Abbildung 1: Die drei Phasen des Performance-Managements – Monitoring, Analyse und Modeling – sind eng miteinander verknüpft.

Einführung

Eine passende Monitoring-Lösung ist ausgewählt, installiert und konfiguriert – jetzt läuft sie im Produktivbetrieb. Das aber ist nicht etwa das Ende, sondern ein neuer Anfang und Ausgangspunkt. Eine wesentliche Voraussetzung besteht zunächst darin, die Leistung zu messen und Performancedaten zu sammeln. Ohne Daten lassen sich die Leistungseigenschaften der zu überwachenden Systeme und Applikationen nicht quantifizieren. Dies ist die Aufgabe der Monitoring-Phase.

Das Monitoring auf sich alleine gestellt ist aber so sinnlos wie das bloße Starren auf die tänzelnden Zeiger im Cockpit eines Autos. Um die Lage richtig einschätzen zu können, muss man außerdem durch die Windschutzscheibe schauen, um andere Fahrzeuge in der Nähe zu erkennen. Mit anderen Worten: Wer sich ausschließlich auf das Monitoring verlässt, der erhält lediglich einen kurzfristigen Eindruck vom Systemverhalten (Abbildung 2).

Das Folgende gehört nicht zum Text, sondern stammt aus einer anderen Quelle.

__global__ void __launch_bounds__(128) k_cell_table(TableIO io, LossMapDev lm) {
    const size_t total = (size_t)(io.Nmax + 1) * io.n;
    for (size_t idx = (size_t)blockIdx.x * 128 + threadIdx.x; idx < total; idx += (size_t)gridDim.x * 128)
        cell_table(io, lm, (int)(idx % (io.Nmax + 1)), (int)(idx / (io.Nmax + 1)));
// ... 315 lines not shown
        static const int stepDepth = []() { const char* e = getenv("MSEETC_STEP_DEPTH"); return e ? atoi(e) : 16; }();
        if (depth >= 16 && stepDepth >= 16 && !stepBulk) { depth = 16; stepKernel = k_step<32, 16, false>; }
        else if (depth >= 8) { depth = 8; stepKernel = stepBulk ? k_step<32, 8, true> : k_step<32, 8, false>; }
        else { depth = 4; stepKernel = k_step<32, 4, false>; }
    } else {
        if (depth >= 4) { depth = 4; stepKernel = k_step<64, 4, false>; }
        else if (depth >= 2) { depth = 2; stepKernel = k_step<64, 2, false>; }
        else { depth = 1; stepKernel = k_step<64, 1, false>; }
    }
    size_t ringBytes = (size_t)(depth + 1) * slotBytes + (size_t)(ib / 32) * 2 * (depth + 1) * sizeof(unsigned long long);
    static const int stepSmemKb = []() { const char* e = getenv("MSEETC_STEP_SMEM_KB"); return e ? atoi(e) : -1; }();
    {
        const int bps = blocksPerSm < 1 ? 1 : blocksPerSm;
        const size_t pad = stepSmemKb >= 0 ? (size_t)stepSmemKb * 1024 : (size_t)228 * 1024 / (bps + 1) + 1024;
        if (pad > ringBytes && pad <= (size_t)227 * 1024) ringBytes = pad;
    }
    cudaFuncSetAttribute(stepKernel, cudaFuncAttributeMaxDynamicSharedMemorySize, 227 * 1024);
    void (*pitKernel)(Ctx, int*) = nullptr;
    int pitThreads = 0, pitSL = 8;
    size_t pitBytes = 0;
    int lanesNow = h->sweep_lanes;
    if (lanesNow == 0) {
        const int Nmax = p.n_intervals_max;
        lanesNow = Nmax >= 1024 ? 32 : Nmax >= 96 ? 16 : Nmax >= 48 ? 8 : 1;
        if (lanesNow > 1 && lanesNow < 32 && g.S > 4096) lanesNow = 1;
    }
    h->last_lanes = lanesNow;
    if (lanesNow > 1) {
        const int G = lanesNow;
        pitSL = (G == 32) ? 8 : 16;
        if (G == 8) pitKernel = k_step_pit<16, 8, 1>;
        else if (G == 16) pitKernel = k_step_pit<16, 16, 1>;
        else pitKernel = k_step_pit<8, 32, 1>;
        pitThreads = pitSL * G;
        pitBytes = sizeof(double) * ((size_t)2 * RING_NF_MAX * pitThreads + (size_t)G * SH_N * pitSL) + sizeof(int) * pitSL;
        cudaFuncSetAttribute(pitKernel, cudaFuncAttributeMaxDynamicSharedMemorySize, 227 * 1024);
    }
    int launches = 0;
    cudaError_t e;
    for (int i = 0; i < NCLS; ++i) { h->ms[i] = 0.0; h->launches[i] = 0; h->cells[i] = 0; }
    std::vector<int> evClass;
    auto begin = [&](int cls) {
        h->launches[cls] += 1;
        ++launches;
        if (!h->profiling) return;
        const size_t need = 2 * (evClass.size() + 1);
        while (h->ev.size() < need) { cudaEvent_t x; cudaEventCreate(&x); h->ev.push_back(x); }
        cudaEventRecord(h->ev[2 * evClass.size()], st);
    };
    auto end = [&](int cls) {
        if (!h->profiling) return;
        cudaEventRecord(h->ev[2 * evClass.size() + 1], st);
        evClass.push_back(cls);
    };
    e = cudaMemsetAsync(c.done, 0, 256, st);
    if (e != cudaSuccess) return cuda_fail(e, "cudaMemsetAsync");
    e = cudaMemsetAsync(c.si, 0, sizeof(int) * (size_t)SI_N * g.S, st);
    if (e != cudaSuccess) return cuda_fail(e, "cudaMemsetAsync");
    const unsigned rgrid = (unsigned)(g.S / 32);
    begin(CLS_MISC); k_inst_setup<<<igrid, ib, 0, st>>>(c, io); end(CLS_MISC);
    begin(CLS_MISC); k_cell_setup<<<cgrid, 128, 0, st>>>(c, io); end(CLS_MISC);
    if (g.initMode || (tmin && g.energy)) {
        size_t profBytes = (size_t)2 * g.NK * ib * sizeof(double);
        if (profBytes > (size_t)200 * 1024 / (blocksPerSm < 1 ? 1 : blocksPerSm)) profBytes = 0;
        if (profBytes) cudaFuncSetAttribute(k_inst_profile, cudaFuncAttributeMaxDynamicSharedMemorySize, 227 * 1024);
        begin(CLS_MISC); k_inst_profile<<<igrid, 2 * ib, profBytes, st>>>(c, profBytes ? 1 : 0); end(CLS_MISC);
    }
    begin(CLS_MISC);
    if (intl) launch_variant(c.irk ? VK_INIT_INTL_IRK : VK_INIT_INTL, cgrid, st, c, io);
    else if (dyn) launch_variant(VK_INIT_DYN, cgrid, st, c, io); else k_cell_init<<<cgrid, 128, 0, st>>>(c, io);
    end(CLS_MISC);
    const int maxTicks = 3 * p.max_iterations + 100;
    int tick = 0;
    begin(CLS_EVAL);
    if (intl) launch_variant(c.irk ? VK_EVAL_INTL_IRK : VK_EVAL_INTL, gridIrk, st, c, io);
    else if (c.irk) launch_variant(dyn ? VK_EVAL_DYN_IRK : VK_EVAL_IRK, gridIrk, st, c, io);
    else if (dyn) launch_variant(VK_EVAL_DYN, gridEval, st, c, io); else k_cell_eval<<<gridEval, 128, 0, st>>>(c, io);
    end(CLS_EVAL);
    begin(CLS_KKT); k_inst_kkt<false><<<rgrid * RED_CL, 32 * RED_WB, 0, st>>>(c); end(CLS_KKT);
    static const bool compactOn = []() { const char* e = getenv("MSEETC_COMPACT"); return !e || atoi(e) != 0; }();
    h->last_compactions = 0;
    static const int graphEnv = []() { const char* e = getenv("MSEETC_GRAPH"); return e ? atoi(e) : -1; }();
    const bool useGraph = !h->profiling && (graphEnv == 1 || (graphEnv != 0 && g.S <= 256 && !tmin));
    auto tick_kernels = [&](cudaStream_t s0, int* mirror, bool prof) {
        if (prof) begin(CLS_STEP);
        if (pitKernel) pitKernel<<<(unsigned)(g.S / pitSL), pitThreads, pitBytes, s0>>>(c, c.done + 48);
        else stepKernel<<<igrid, ib, ringBytes, s0>>>(c);
        if (prof) end(CLS_STEP);
        if (prof) begin(CLS_CSTEP);
        if (intl) launch_variant(VK_STEP_INTL, pgrid(2), s0, c, io);
        else if (dyn) launch_variant(VK_STEP_DYN, gridStep, s0, c, io); else k_cell_step<<<gridStep, 128, 0, s0>>>(c, io);
        if (prof) end(CLS_CSTEP);
        if (prof) begin(CLS_ALPHA);
        k_inst_alpha<<<rgrid * RED_CL, 32 * RED_WB, 0, s0>>>(c, mirror);
        if (prof) end(CLS_ALPHA);
        if (prof) begin(CLS_TRIAL);
        if (intl) launch_variant(c.irk ? VK_TRIAL_INTL_IRK : VK_TRIAL_INTL, gridIrk, s0, c, io);
        else if (c.irk) launch_variant(dyn ? VK_TRIAL_DYN_IRK : VK_TRIAL_IRK, gridIrk, s0, c, io);
        else if (dyn) launch_variant(VK_TRIAL_DYN, gridTrial, s0, c, io); else k_cell_trial_eval<<<gridTrial, 128, 0, s0>>>(c, io);
        if (prof) end(CLS_TRIAL);
        if (prof) begin(CLS_DECIDE);
        k_inst_kkt<true><<<rgrid * RED_CL, 32 * RED_WB, 0, s0>>>(c);
        if (prof) end(CLS_DECIDE);
    };
    if (useGraph) {
        unsigned char key[sizeof h->loop_key];
        memset(key, 0, sizeof key);
        memcpy(key, &c, sizeof(Ctx));
        memcpy(key + sizeof(Ctx), &io, sizeof(BatchIO));
        int stPrio = 0;
        cudaStreamGetPriority(st, &stPrio);
        const int extra[4] = {lanesNow * 4 + (dyn ? 1 : 0), stPrio, maxTicks, n};
        memcpy(key + sizeof(Ctx) + sizeof(BatchIO), extra, sizeof extra);
        if (!h->loop_exec || memcmp(key, h->loop_key, sizeof key) != 0) {
            if (h->loop_exec) { cudaGraphExecDestroy(h->loop_exec); h->loop_exec = nullptr; }
            if (h->loop_graph) { cudaGraphDestroy(h->loop_graph); h->loop_graph = nullptr; }
            if (h->cap_stream && stPrio != h->cap_prio) { cudaStreamDestroy(h->cap_stream); h->cap_stream = nullptr; }
            if (!h->cap_stream) {
                if ((e = cudaStreamCreateWithPriority(&h->cap_stream, cudaStreamNonBlocking, stPrio)) != cudaSuccess) return cuda_fail(e, "cudaStreamCreateWithPriority");
                h->cap_prio = stPrio;
            }
            if ((e = cudaGraphCreate(&h->loop_graph, 0)) != cudaSuccess) return cuda_fail(e, "cudaGraphCreate");
            cudaGraphConditionalHandle cond;
            if ((e = cudaGraphConditionalHandleCreate(&cond, h->loop_graph, 1, cudaGraphCondAssignDefault)) != cudaSuccess) return cuda_fail(e, "cudaGraphConditionalHandleCreate");
            cudaGraphNodeParams np = {cudaGraphNodeTypeConditional};
            np.conditional.handle = cond;
            np.conditional.type = cudaGraphCondTypeWhile;
            np.conditional.size = 1;
            cudaGraphNode_t node;
            if ((e = cudaGraphAddNode(&node, h->loop_graph, nullptr, 0, &np)) != cudaSuccess) return cuda_fail(e, "cudaGraphAddNode(conditional)");
            cudaGraph_t bodyGraph = np.conditional.phGraph_out[0];
            cudaStream_t cs = h->cap_stream;
            if ((e = cudaStreamBeginCaptureToGraph(cs, bodyGraph, nullptr, nullptr, 0, cudaStreamCaptureModeRelaxed)) != cudaSuccess) return cuda_fail(e, "cudaStreamBeginCaptureToGraph");
            tick_kernels(cs, nullptr, false);
            k_loop_cond<<<1, 1, 0, cs>>>(cond, c.done, n, maxTicks);
            cudaError_t le = cudaGetLastError();
            e = cudaStreamEndCapture(cs, nullptr);
            if (le != cudaSuccess) return cuda_fail(le, "tick capture");
            if (e != cudaSuccess) return cuda_fail(e, "cudaStreamEndCapture");
            if ((e = cudaGraphInstantiate(&h->loop_exec, h->loop_graph, 0)) != cudaSuccess) return cuda_fail(e, "cudaGraphInstantiate");
            memcpy(h->loop_key, key, sizeof key);
        }
        if ((e = cudaGraphLaunch(h->loop_exec, st)) != cudaSuccess) return cuda_fail(e, "cudaGraphLaunch");
    } else {
        for (;;) {
            tick_kernels(st, h->done_host_dev + 32 + tick % 4, true);
            ++tick;
            if (tick >= maxTicks) break;
            const int slot = (tick - 1) % 4;
            cudaEventRecord(h->poll_ev[slot], st);
            if (tick >= 3) {
                const int old = (tick - 3) % 4;
                e = cudaEventSynchronize(h->poll_ev[old]);
                if (e != cudaSuccess) return cuda_fail(e, "solver kernels");
                const int doneLag = h->done_host[32 + old];
                if (doneLag >= n) break;
                if (compactOn && h->compaction && !intl && g.S >= 256 && doneLag > 0 && tick % 4 == 0) {
                    const int activeUb = n - doneLag;
                    k_compact_plan<<<1, 1024, 0, st>>>(c);
                    k_compact_extract<<<cgrid, 128, 0, st>>>(c, io);
                    k_compact_move<<<(unsigned)(((size_t)activeUb * g.NK + 127) / 128), 128, 0, st>>>(c);
                    k_compact_finish<<<(unsigned)((n + 127) / 128), 128, 0, st>>>(c);
                    k_compact_state<<<(unsigned)((activeUb + 127) / 128), 128, 0, st>>>(c);
                    launches += 5;
                    ++h->last_compactions;
                }
            }
        }
    }
    begin(CLS_MISC); k_cell_extract<<<cgrid, 128, 0, st>>>(c, io); end(CLS_MISC);
    if (intl && lam_out) launch_variant(c.irk ? VK_LAM_INTL_IRK : VK_LAM_INTL, cgrid, st, c, io);
    e = cudaGetLastError();
    if (e != cudaSuccess) return cuda_fail(e, "kernel launch");
    e = cudaMemcpyAsync(h->done_host, c.done, 256, cudaMemcpyDeviceToHost, st);
    if (e != cudaSuccess) return cuda_fail(e, "cudaMemcpyAsync(counters)");
    e = cudaStreamSynchronize(st);
    if (e != cudaSuccess) return cuda_fail(e, "solver kernels");
    {
        const unsigned long long* cnt = (const unsigned long long*)((const char*)h->done_host + 64);
        h->cells[CLS_TRIAL] = (long long)cnt[0];
        h->cells[CLS_DECIDE] = (long long)cnt[0];
        h->cells[CLS_EVAL] = (long long)cnt[4];
        h->cells[CLS_STEP] = (long long)cnt[1];
        h->cells[CLS_CSTEP] = (long long)cnt[3] + (long long)(cnt[3] / (unsigned long long)(p.n_intervals_max));
        h->cells[CLS_ALPHA] = h->cells[CLS_CSTEP];
        h->cells[CLS_KKT] = (long long)cnt[4];
        h->cells[CLS_MISC] = 0;
        h->last_fallbacks = (long long)h->done_host[48];
        for (int i = 0; i < 3; ++i) h->fallback_why[i] = h->done_host[49 + i];
    }
    for (size_t i = 0; i < evClass.size(); ++i) {
        float ms = 0.f;
        cudaEventElapsedTime(&ms, h->ev[2 * i], h->ev[2 * i + 1]);
        h->ms[evClass[i]] += ms;
    }
    h->ev_class = evClass;
    if (useGraph) {
        tick = h->done_host[53];
        for (int cls : {CLS_STEP, CLS_CSTEP, CLS_ALPHA, CLS_TRIAL, CLS_DECIDE}) h->launches[cls] = tick;
        launches += 6 * tick;
    }
    h->last_ticks = tick;
    h->last_launches = launches;
    h->last_moves = h->done_host[54];
    return 0;
}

Abbildung 2: Ein 24-Stunden-Protokoll der durchschnittlichen Auslastung, das die Orca-Tools für Linux

Der Blick aus dem Fenster eröffnet dagegen die Fernsicht. Doch je weiter weg ein Beobachtungsobjekt ist, desto schwieriger lässt sich mit Bestimmtheit sagen, wie wichtig es einmal werden könnte. Um aus Beobachtungswerten später Prognosen ableiten zu können, muss man die Leistungsdaten aus der Überwachungsphase mit Zeitstempeln versehen und sie in einer Datenbank speichern. Darauf baut die nächste Phase, die Performance-Analyse auf, die den Admin in die Lage versetzt, die gewonnenen Daten aus einer historischen Perspektive zu betrachten, um in ihnen Muster und Trends zu erkennen.

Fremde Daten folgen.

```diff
@@ -505,25 +496,13 @@
     return;
   }
 
-  float obs_last[D];
-#pragma unroll
-  for (int k = 0; k < D; k++) obs_last[k] = obs[k];
-  if (owner) {
-    float fresh[D];
-    env_obs<ENV>(st, fresh);
-#pragma unroll
-    for (int k = 0; k < D; k++) xs[k * SP + e] = fresh[k];
-  }
-  nbar_sync(BAR_FWD, FWD);
-  if (BIG) forward32_big<ENV>(fc, smem); else forward32<ENV, true>(tc, smem, hr);
   if (valid) {
-    a.next_value[n] = so[A * RE + e];
 #pragma unroll
     for (int i = 0; i < S; i++) a.env_state[n * S + i] = st[i];
     a.env_t[n] = env_t;
     a.reset_count[n] = resets;
 #pragma unroll
-    for (int k = 0; k < D; k++) a.next_obs[n * D + k] = obs_last[k];
+    for (int k = 0; k < D; k++) a.next_obs[n * D + k] = obs[k];
     a.next_done[n] = done_flag ? 1 : 0;
   }
 }
@@ -571,8 +550,8 @@
   }
   __syncthreads();
   HeadRow<ENV> hr;
-  load_head_row<ENV>(smem + SM::PARAMS, hr);
-  forward32<ENV>(tc, smem, hr);
+  load_head_row<ENV, true>(smem + SM::PARAMS, hr);
+  forward32<ENV, true>(tc, smem, hr);
   if (e < RE && i < n) {
     float z[A];
 #pragma unroll
@@ -592,16 +571,107 @@
   }
 }
 
+constexpr int VP_THREADS = 128, VP_J = 16;
+template <int ENV>
+__global__ void __launch_bounds__(VP_THREADS, 4) value_pass_kernel(const float* __restrict__ params,
+                                                                const float* __restrict__ state,
+                                                                const float* __restrict__ env_state,
+                                                                float* __restrict__ value, float* __restrict__ next_value,
+                                                                long long TN, int N) {
+  using E = EnvTraits<ENV>;
+  using NO = NetOff<E::D, 1>;
+  constexpr int D = E::D, S = E::S;
+  static_assert(NO::B1 % 4 == 0 && NO::W2 % 4 == 0 && NO::B2 % 4 == 0 && NO::W3 % 4 == 0, "float4 weight loads");
+  __shared__ __align__(16) float w[(NO::SIZE + 3) & ~3];
+  for (int i = threadIdx.x; i < NO::SIZE; i += VP_THREADS) w[i] = params[E::NET_A + i];
+  __syncthreads();
+  const long long total = TN + N;
+  for (long long i = (long long)blockIdx.x * VP_THREADS + threadIdx.x; i < total; i += (long long)gridDim.x * VP_THREADS) {
+    float x[D];
+    if (i < TN) {
+      if constexpr (D == 4) {
+        const float4 v = reinterpret_cast<const float4*>(state)[i];
+        x[0] = v.x; x[1] = v.y; x[2] = v.z; x[3] = v.w;
+      } else {
+#pragma unroll
+        for (int k = 0; k < D; k++) x[k] = state[i * D + k];
+      }
+    } else {
+      float st[S];
+#pragma unroll
+      for (int k = 0; k < S; k++) st[k] = env_state[(i - TN) * S + k];
+      env_obs<ENV>(st, x);
+    }
+    float h1[CRL_H];
+#pragma unroll
+    for (int j0 = 0; j0 < CRL_H; j0 += 4) {
+      float2 a01 = make_float2(0.0f, 0.0f), a23 = a01;
+#pragma unroll
+      for (int k = 0; k < D; k++) {
+        const float4 wk = *reinterpret_cast<const float4*>(w + NO::W1 + k * CRL_H + j0);
+        a01 = __ffma2_rn(make_float2(wk.x, wk.y), f2s(x[k]), a01);
+        a23 = __ffma2_rn(make_float2(wk.z, wk.w), f2s(x[k]), a23);
+      }
+      const float4 b = *reinterpret_cast<const float4*>(w + NO::B1 + j0);
+      const float2 t01 = tanh_fast2(__fadd2_rn(a01, make_float2(b.x, b.y)));
+      const float2 t23 = tanh_fast2(__fadd2_rn(a23, make_float2(b.z, b.w)));
+      h1[j0] = t01.x; h1[j0 + 1] = t01.y; h1[j0 + 2] = t23.x; h1[j0 + 3] = t23.y;
+    }
+    float v = 0.0f;
+#pragma unroll 1
+    for (int j0 = 0; j0 < CRL_H; j0 += VP_J) {
+      float2 acc[VP_J / 2];
+#pragma unroll
+      for (int j = 0; j < VP_J / 2; j++) acc[j] = make_float2(0.0f, 0.0f);
+#pragma unroll
+      for (int k = 0; k < CRL_H; k++) {
+        const float2 hk = f2s(h1[k]);
+#pragma unroll
+        for (int c = 0; c < VP_J / 4; c++) {
+          const float4 wk = *reinterpret_cast<const float4*>(w + NO::W2 + k * CRL_H + j0 + 4 * c);
+          acc[2 * c] = __ffma2_rn(make_float2(wk.x, wk.y), hk, acc[2 * c]);
+          acc[2 * c + 1] = __ffma2_rn(make_float2(wk.z, wk.w), hk, acc[2 * c + 1]);
+        }
+      }
+#pragma unroll
+      for (int c = 0; c < VP_J / 4; c++) {
+        const float4 b = *reinterpret_cast<const float4*>(w + NO::B2 + j0 + 4 * c);
+        const float4 w3 = *reinterpret_cast<const float4*>(w + NO::W3 + j0 + 4 * c);
+        const float2 t01 = tanh_fast2(__fadd2_rn(acc[2 * c], make_float2(b.x, b.y)));
+        const float2 t23 = tanh_fast2(__fadd2_rn(acc[2 * c + 1], make_float2(b.z, b.w)));
+        v = fmaf(w3.x, t01.x, v);
+        v = fmaf(w3.y, t01.y, v);
+        v = fmaf(w3.z, t23.x, v);
+        v = fmaf(w3.w, t23.y, v);
+      }
+    }
+    v += w[NO::B3];
+    if (i < TN) value[i] = v;
+    else next_value[i - TN] = v;
+  }
+}
+
 template <int ENV> cudaError_t launch_rollout_t(const RolloutArgs& a, cudaStream_t s) {
   const int grid = (a.N + RE - 1) / RE;
-  static int sms = 0;
+  static int sms = 0, vp_ctas = 0;
   if (sms == 0) {
     int dev = 0;
     cudaGetDevice(&dev);
     cudaDeviceGetAttribute(&sms, cudaDevAttrMultiProcessorCount, dev);
   }
+  if (vp_ctas == 0) {
+    int per_sm = 0;
+    cudaOccupancyMaxActiveBlocksPerMultiprocessor(&per_sm, value_pass_kernel<ENV>, VP_THREADS, 0);
+    vp_ctas = sms * std::max(per_sm, 1);
+  }
   if (grid > sms) rollout_kernel<ENV, true><<<grid, BIG_THREADS, RolloutSmem<ENV>::BYTES, s>>>(a);
   else rollout_kernel<ENV, false><<<grid, ROLL_THREADS, RolloutSmem<ENV>::BYTES, s>>>(a);
+  cudaError_t e = cudaGetLastError();
+  if (e != cudaSuccess) return e;
+  const long long TN = (long long)a.T * a.N, total = TN + a.N;
+  const int vgrid = (int)std::min<long long>(vp_ctas, (total + VP_THREADS - 1) / VP_THREADS);
+  if (vgrid == 0) return cudaSuccess;
+  value_pass_kernel<ENV><<<vgrid, VP_THREADS, 0, s>>>(a.params, a.state, a.env_state, a.value, a.next_value, TN, a.N);
   return cudaGetLastError();
 }
 
```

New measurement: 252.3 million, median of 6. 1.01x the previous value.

Auf das Performance-Modeling baut anschließend die Leistungsvorhersage auf, die Phase des Performance-Managements, die einen in die Lage versetzt, aus dem Fenster und in die Zukunft zu blicken. Dafür benötigt man zusätzliche Tools, welche die Daten so aufbereiten, dass sie in Leistungsmodelle eingehen können. Dazu ist etwas Mathematik nötig.

Statistik versus Warteschlange

Es gibt zwei klassische Ansätze für das Performance-Modeling: die statistische Datenanalyse und das Warteschlangenmodell. Beide Methoden schließen sich gegenseitig nicht aus. Die Unterschiede lassen sich so beschreiben: Die statistische Datenanalyse, eine Aufgabe, die jede Buchhaltung kennt, basiert auf der Berechnung von Trends in den Rohdaten. Statistiker entwickelten viele schlaue Techniken und Tools im Laufe der Jahre, und ein Großteil dieser Intelligenz ist in Form von Open-Source-Paketen für das statistische Modeling erhältlich. Ein Beispiel für ein mächtiges freies Tool dieser Art ist R [2].

Dieser Ansatz ist jedoch dadurch begrenzt, dass er sich ausschließlich auf bestehende Daten stützt. Wenn die Zukunft jedoch (angenehme oder unangenehme) Überraschungen bereithält, die sich aus den aktuellen Daten nicht erkennen lassen, leidet die Zuverlässigkeit der Vorhersage. Und wer sich etwa mit der Börse beschäftigt, der weiß, dass dies ständig geschieht.

Warteschlangenmodelle sind von diesen Beschränkungen nicht betroffen. Das liegt daran, dass sie per Definition mithilfe des Queueing-Paradigmas vom realen System abstrahieren. Allerdings verursacht diese Vorgehensweise einen größeren Aufwand als die Trendanalyse in den Rohdaten, und sie setzt voraus, dass die Queueing-Abstraktion das echte System genau nachbildet. Je stärker das Modell von der Wirklichkeit abweicht, desto höher ist die Ungenauigkeit der Vorhersagen. Wie dieser Artikel demonstriert, ist es aber bei Weitem nicht so schwer, Warteschlangenmodelle zu entwickeln als man vermuten würde. In Wirklichkeit ist es oft erstaunlich einfach.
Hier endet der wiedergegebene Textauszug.